## [Problem description]
Extract the lines that carry the string "csrc" from the listing.

===== Source material

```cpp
struct ExactPrimal;
struct ExactWitnesses;
struct CertifyScratch {
// ... 3 lines not shown
        void* ptr;
        size_t bytes;
        bool busy;
    };
    std::vector<Block> blocks;
    std::vector<Block> pinned;
    void* take_pinned(size_t bytes);
    void give_back_pinned(void* ptr);
    int digit_hints[2] = {0, 0};
    std::shared_ptr<const void> statics;
    void* take(size_t bytes);
    void give_back(void* ptr);
    void release();
};
std::vector<std::pair<int, std::string>> exact_primal_values(const ExactPrimal& primal);
std::shared_ptr<const ExactPrimal> make_exact_primal(const std::vector<int>& columns, const std::vector<Rat>& values);
int exact_witness_mode(const ExactWitnesses& witnesses);
std::vector<std::pair<int, std::string>> exact_witness_values(const ExactWitnesses& witnesses, int which);
void certify_basis(const StandardForm& form, const std::vector<int>& basis_provider_columns, int device, hipStream_t stream,
                   std::string* objective, bool* certified, long long* repair_pivots, std::string* message, int mode, int entering,
                   std::shared_ptr<const ExactPrimal>* primal, CertifyScratch* scratch,
                   std::shared_ptr<const ExactWitnesses>* witnesses = nullptr);

struct Ctl {
    int status;
    int q;
    int p;
    int leaving;
    int pending;
    int forced_q;
    int forced_p;
    int last_selected;
    long long iters;
    long long budget;
    double cbar_q;
    double alpha_pq;
    double gamma_q;
    double xp;
    double minus_obj;
    double residual;
    double scan_value;
    int scan_column;
    int nz_count;
    int eta_count;
    int touched_count;
    double flip_cost;
    long long bound_flips;
    int k2_forced;
    int t_buf;
    int eta_version;
    int eta_new;
    int rho_buf;
};

enum : int { ST_RUNNING = 0, ST_NO_ENTERING = 1, ST_UNBOUNDED = 2, ST_BUDGET = 3, ST_REFACTOR = 4, ST_REFACTOR_FAILED = 5 };

struct DeviceLP {
    int m = 0, n = 0, n_art = 0, ld = 0;
    int n_dense = 0, dense_first = 0, dense_ld = 0;
    double* dense_val = nullptr;
    signed char* dense_val8 = nullptr;
    int dense_full = 0, dense_csc_start = 0;
    int dense_lane = 0;
    float* dense_val32 = nullptr;
    double* alpha_part = nullptr;
    double* alpha_in = nullptr;
    int eta_cap = 0;
    double* eta_cols = nullptr;
    int* eta_rows = nullptr;
    int* eta_slot = nullptr;
    double* eta_gather = nullptr;
    double* eta_dot_part = nullptr;
    int* slack_of_row = nullptr;
    int track_touched = 0;
    int* touched = nullptr;
    int* tlist = nullptr;
    int* col_start = nullptr;
    int* row_index = nullptr;
    double* value = nullptr;
    int* row_start = nullptr;
    int* col_index = nullptr;
    double* row_value = nullptr;
    double* cost = nullptr;
    double* cost1 = nullptr;
    double* cost2 = nullptr;
    double* rhs = nullptr;
    double* xB = nullptr;
    double* minus_pi = nullptr;
    int* basis = nullptr;
    int* pos = nullptr;
    double* gamma = nullptr;
    double* cb = nullptr;
    int* cb_idx = nullptr;
    double* Binv = nullptr;
    double* Binv2 = nullptr;
    double* R = nullptr;
    double* alpha = nullptr;
    double* rho = nullptr;
    double* w = nullptr;
    int* nz_index = nullptr;
    double* nz_alpha = nullptr;
    double* cand_key = nullptr;
    int* cand_j = nullptr;
    double* cand_cbar = nullptr;
    int* cand_rows = nullptr;
    double* cand_vals = nullptr;
// ... 304 lines not shown
```

### relp_amd/csrc/wave_ops.hpp

```cpp
#pragma once
#include <hip/hip_runtime.h>
#include <cmath>
#include "solver.hpp"

namespace relp {

#ifdef RELP_STAMPS
#define STAMP(k) do { if (threadIdx.x == 0) { unsigned long long t__ = clock64(); lp.dbg[(k)] += t__ - t_prev__; t_prev__ = t__; } } while (0)
#define STAMP_INIT unsigned long long t_prev__ = clock64(); if (threadIdx.x == 0) lp.dbg[63] += 1
#else
#define STAMP(k) do {} while (0)
#define STAMP_INIT do {} while (0)
#endif

struct Cand {
    double key;
    int idx;
    int aux;
};

enum : int { TIE_LARGER_IDX = 0, TIE_SMALLER_IDX = 1, TIE_SMALLER_AUX = 2 };

template <int TIE>
__device__ __forceinline__ Cand better(Cand a, Cand b) {
    bool take_b;
    if (TIE == TIE_LARGER_IDX) take_b = (b.key > a.key) | ((b.key == a.key) & (b.idx > a.idx));
    else if (TIE == TIE_SMALLER_IDX) take_b = (b.key > a.key) | ((b.key == a.key) & (b.idx < a.idx));
    else take_b = (b.key > a.key) | ((b.key == a.key) & ((b.aux < a.aux) | ((b.aux == a.aux) & (b.idx < a.idx))));
    take_b = (a.idx < 0) | ((b.idx >= 0) & take_b);
    Cand r;
    r.key = take_b ? b.key : a.key;
    r.idx = take_b ? b.idx : a.idx;
    r.aux = take_b ? b.aux : a.aux;
    return r;
}

constexpr int DPP_QUAD_1032 = 0xB1;
constexpr int DPP_QUAD_2301 = 0x4E;
constexpr int DPP_ROW_HALF_MIRROR = 0x141;
constexpr int DPP_ROW_ROR4 = 0x124;
constexpr int DPP_ROW_ROR8 = 0x128;
constexpr int DPP_ROW_BCAST15 = 0x142;
constexpr int DPP_ROW_BCAST31 = 0x143;

template <int CTRL, int ROW_MASK>
__device__ __forceinline__ int dpp_i32(int old, int v) {
    return __builtin_amdgcn_update_dpp(old, v, CTRL, ROW_MASK, 0xF, false);
}
template <int CTRL, int ROW_MASK>
__device__ __forceinline__ double dpp_f64(double old, double v) {
    const int lo = dpp_i32<CTRL, ROW_MASK>(__double2loint(old), __double2loint(v));
    const int hi = dpp_i32<CTRL, ROW_MASK>(__double2hiint(old), __double2hiint(v));
    return __hiloint2double(hi, lo);
}
template <int CTRL, int ROW_MASK>
__device__ __forceinline__ Cand dpp_cand(Cand v) {
    Cand o;
    o.key = dpp_f64<CTRL, ROW_MASK>(v.key, v.key);
    o.idx = dpp_i32<CTRL, ROW_MASK>(v.idx, v.idx);
    o.aux = dpp_i32<CTRL, ROW_MASK>(v.aux, v.aux);
    return o;
}

template <int CTRL, int ROW_MASK> __device__ __forceinline__ double dpp_move(double old, double v) { return dpp_f64<CTRL, ROW_MASK>(old, v); }
template <int CTRL, int ROW_MASK> __device__ __forceinline__ int dpp_move(int old, int v) { return dpp_i32<CTRL, ROW_MASK>(old, v); }
template <int CTRL, int ROW_MASK> __device__ __forceinline__ Cand dpp_move(Cand, Cand v) { return dpp_cand<CTRL, ROW_MASK>(v); }
// ... 122 lines not shown
```

Baseline: 56440 pivots/s.

## Hoist and batch global loads ahead of dependent work in price and pivot kernels

Restructures the price kernel to issue next-column loads, including up to two extra CSC entries, before the LDS staging, so their latency overlaps other work. The fused pivot kernels issue xB, basis, candidate and old-inverse-column loads at kernel entry, before reading control state and choosing the entering column, and clamp indices in place of predicating the loads. It adds compiler scheduling barriers and a field-wise Ctl copy to keep the loads grouped. The cost is higher register pressure and some redundant clamped loads.

```diff
diff --git a/relp_amd/csrc/kernels.hip b/relp_amd/csrc/kernels.hip
--- a/relp_amd/csrc/kernels.hip
+++ b/relp_amd/csrc/kernels.hip
@@ -32,46 +32,84 @@
     Ctl* ctl = lp.ctl;
     const int m = lp.m;
     const int g = threadIdx.x / LPC, sub = threadIdx.x % LPC;
+    int base = col_first + blockIdx.x * CPB;
+    int a = 0, b = 0, r0 = 0;
+    double v0 = 0.0, cost_j = 0.0, g_j = 1.0;
+    bool nonbasic = false;
+    double sgn_j = 1.0;
+    bool in_n = false, has1_n = false, has2_n = false;
+    int pos_n = 0, a_n = 0, b_n = 0, r0_n = 0, cost8_n = 0;
+    double v0_n = 0.0, cost_n = 0.0, g_n = 1.0;
+    int xr1_n = 0, xr2_n = 0;
+    double xv1_n = 0.0, xv2_n = 0.0;
+    bool has1 = false, has2 = false;
+    int xr1 = 0, xr2 = 0;
+    double xv1 = 0.0, xv2 = 0.0;
+    auto issue_column = [&](int j) {
+        in_n = j < col_last;
+        const int jc = in_n ? j : max(col_last - 1, 0);
+        pos_n = lp.pos[jc];
+        if (LPC != 2) {
+            a_n = lp.col_start[jc];
+            b_n = lp.col_start[jc + 1];
+        }
+        r0_n = lp.ell_rows[(size_t)jc * LPC + sub];
+        if (UNIT) {
+            cost8_n = lp.cost8[jc];
+        } else {
+            v0_n = lp.ell_vals[(size_t)jc * LPC + sub];
+            cost_n = lp.cost[jc];
+        }
+        if (RULE == RELP_PIVOT_STEEPEST_EDGE && !UNIT) g_n = lp.gamma[jc];
+    };
+    auto issue_extension = [&]() {
+        if constexpr (LPC == ELL_W) {
+            const bool priced = in_n && column_priced(pos_n);
+            const int e1 = a_n + LPC + sub, e2 = a_n + 2 * LPC + sub;
+            has1_n = priced && e1 < b_n;
+            has2_n = priced && e2 < b_n;
+            if (has1_n) {
+                xr1_n = lp.row_index[e1];
+                xv1_n = lp.value[e1];
+            }
+            if (has2_n) {
+                xr2_n = lp.row_index[e2];
+                xv2_n = lp.value[e2];
+            }
+        }
+    };
+    auto accept_column = [&]() {
+        nonbasic = in_n && column_priced(pos_n);
+        sgn_j = in_n ? column_sign(pos_n) : 1.0;
+        a = in_n ? a_n : 0;
+        b = in_n ? b_n : 0;
+        if (UNIT) {
+            const unsigned code = (unsigned)r0_n;
+            const bool absent = !in_n || code == 0x7fffffffu;
+            r0 = absent ? 0 : (int)(code & 0x7fffffffu);
+            v0 = absent ? 0.0 : ((code >> 31) ? -1.0 : 1.0);
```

==========

## [Exercise output]
### relp_amd/csrc/wave_ops.hpp
diff --git a/relp_amd/csrc/kernels.hip b/relp_amd/csrc/kernels.hip
--- a/relp_amd/csrc/kernels.hip
+++ b/relp_amd/csrc/kernels.hip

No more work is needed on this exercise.